Coffee Cream Filling Ingredients:
- 150 g Ricotta
- 200 g Mascarpone
- 200 ml coffee cream liqueur
- 9 g gelatine + 50 g water for the gelatine
- 20 g Stevia sweetener
- ½ tsp vanilla extract
- ½ tsp lemon juice.
Vegan Caramel Mirror Glaze Ingredients:
- 500 g maple syrup
- 500 g full-fat coconut milk (see here my homemade vegan coconut milk recipe), or almond milk (see here my homemade vegan almond milk recipe)
- 6 tablespoons of coconut oil
- 1 tsp almond extract
- A pinch of salt
- 20 g agar agar
- 80 ml of water.
For Decoration:
- 150 g dark chocolate (for the dark chocolate flower)
- 200 g white chocolate (for the white chocolate flower)
- ¼ tsp edible gold dust
- Chopped walnuts, hazelnuts, almonds
- Pieces of dark chocolate
- Coffee beans.
INSTRUCTIONS for this fabulous vegan caramel cheesecake:
Make the base:
1. Crush the biscuits. Crush the almonds and roast for 10 minutes in the oven.
2. Melt the butter in a saucepan.
3. Add the biscuit crumbles, crushed roasted almonds, rum essence, and melted butter to the chopper and mix until smooth.
4. Place the composition thus obtained in a 21 cm springform pan, press, and place in the fridge until the filling is ready.
Make the dark chocolate ganache:
5. The gelatin is left to hydrate in 90 ml of water for 10 minutes.
6. Put the heavy cream into a pan and bring it to a boil, then add the chopped dark chocolate and mix until perfectly incorporated. At the end add the bloomed melted gelatine and incorporate it. Take it aside from the fire and let it cool at room temperature.
Make the vegan caramel + nuts layer:
7. The Agar Agar is left to hydrate in 40 ml of water for 10 minutes.
8. Chop the nuts, and put them in a tray lined with backing paper and up with it in the oven for 7 minutes. Take them out of the oven and let them cool at room temperature
9. Find here my homemade vegan dairy-free, sugar-free, paleo, and salted caramel recipes.

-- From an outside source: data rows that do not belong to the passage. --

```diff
+constexpr int MAX_BANDS = 7;
+void set_strips(BneckK& a) {
+    a.tiles_h = cdiv(a.H, TH); a.tiles_w = cdiv(a.W, TW);
+    a.bands = cdiv(a.tiles_h, cdiv(a.tiles_h, MAX_BANDS));
+    while (a.bands > 1 && (long long)a.B * a.tiles_w * cdiv(a.tiles_h, a.bands) < 1024) a.bands = cdiv(a.bands, 2);
+    a.strips_h = cdiv(a.tiles_h, a.bands);
 }
 
 }
@@ -419,9 +467,9 @@
     a.wds = ds ? a.w3 + (long long)16 * 2 * 1024 : nullptr;
     a.b1 = b1; a.b2 = b2; a.b3 = b3; a.bds = bds;
     a.B = B; a.H = H; a.W = W;
-    a.tiles_h = cdiv(H, TH); a.tiles_w = cdiv(W, TW);
+    set_strips(a);
     a.nt = 1;
-    if ((long long)B * a.tiles_h * a.tiles_w > 0x7fffffffLL) return MT4_EUNSUPPORTED;
+    if ((long long)B * a.strips_h * a.tiles_w > 0x7fffffffLL) return MT4_EUNSUPPORTED;
     return ds ? launch<64, true>(a, (hipStream_t)stream) : launch<256, false>(a, (hipStream_t)stream);
 }
 
@@ -454,9 +502,9 @@
     a.b1 = b1; a.b2 = b2; a.b3 = b3; a.bds = nullptr;
     a.wn = (const char*)w_next; a.bn = b_next;
     a.B = B; a.H = H; a.W = W; a.H2 = (H + 1) / 2; a.W2 = (W + 1) / 2;
-    a.tiles_h = cdiv(H, TH); a.tiles_w = cdiv(W, TW);
+    set_strips(a);
     a.nt = 1;
-    if ((long long)B * a.tiles_h * a.tiles_w > 0x7fffffffLL) return MT4_EUNSUPPORTED;
+    if ((long long)B * a.strips_h * a.tiles_w > 0x7fffffffLL) return MT4_EUNSUPPORTED;
     return launch<256, false, true>(a, (hipStream_t)stream);
 }
 
```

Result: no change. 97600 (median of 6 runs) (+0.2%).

10. Put the caramel into a pot, add the toasted and chopped nuts, incorporate them, and bring them to a boil. Take the composition out of the fire add the bloomed Agar Agar and incorporate, then let it cool to room temperature.
Note: I will advise you to make the caramel one day before making the cheesecake.
Make the cheese cream filling:
11. The gelatin is left to hydrate in 70 ml of water for 10 minutes.
12. Put the ricotta in a large bowl, add the mascarpone, and Stevia, and mix gently until the composition becomes creamy. Beat it for a maximum of 1 minute. At the end add the rum essence, the lemon juice, and the melted bloomed gelatin and mix for another 10 seconds.
13. Now, divide the cream in 2 – 60% for the 3rd layer and 40% for the coffee cream layer.
Make the coffee cream filling:
14. Now, mix the coffee cream liqueur with the cream cheese filling (the 40% put aside.
Assembling the caramel cheesecake:
15. Take the cheesecake out of the fridge pour the dark chocolate ganache over the biscuit base and put it in the freezer for an hour and a half to harden the cream.
16. Take the cheesecake out of the freezer, pour the composition of vegan caramel with toasted almonds, hazelnuts, and walnuts over the chocolate ganache layer, level with a spatula, and put it in the freezer for an hour and a half to harden the cream.
17. Take the cheesecake out of the freezer, pour the composition of regular cream over the vegan caramel layer, and put it in the freezer for an hour and a half to harden the cream.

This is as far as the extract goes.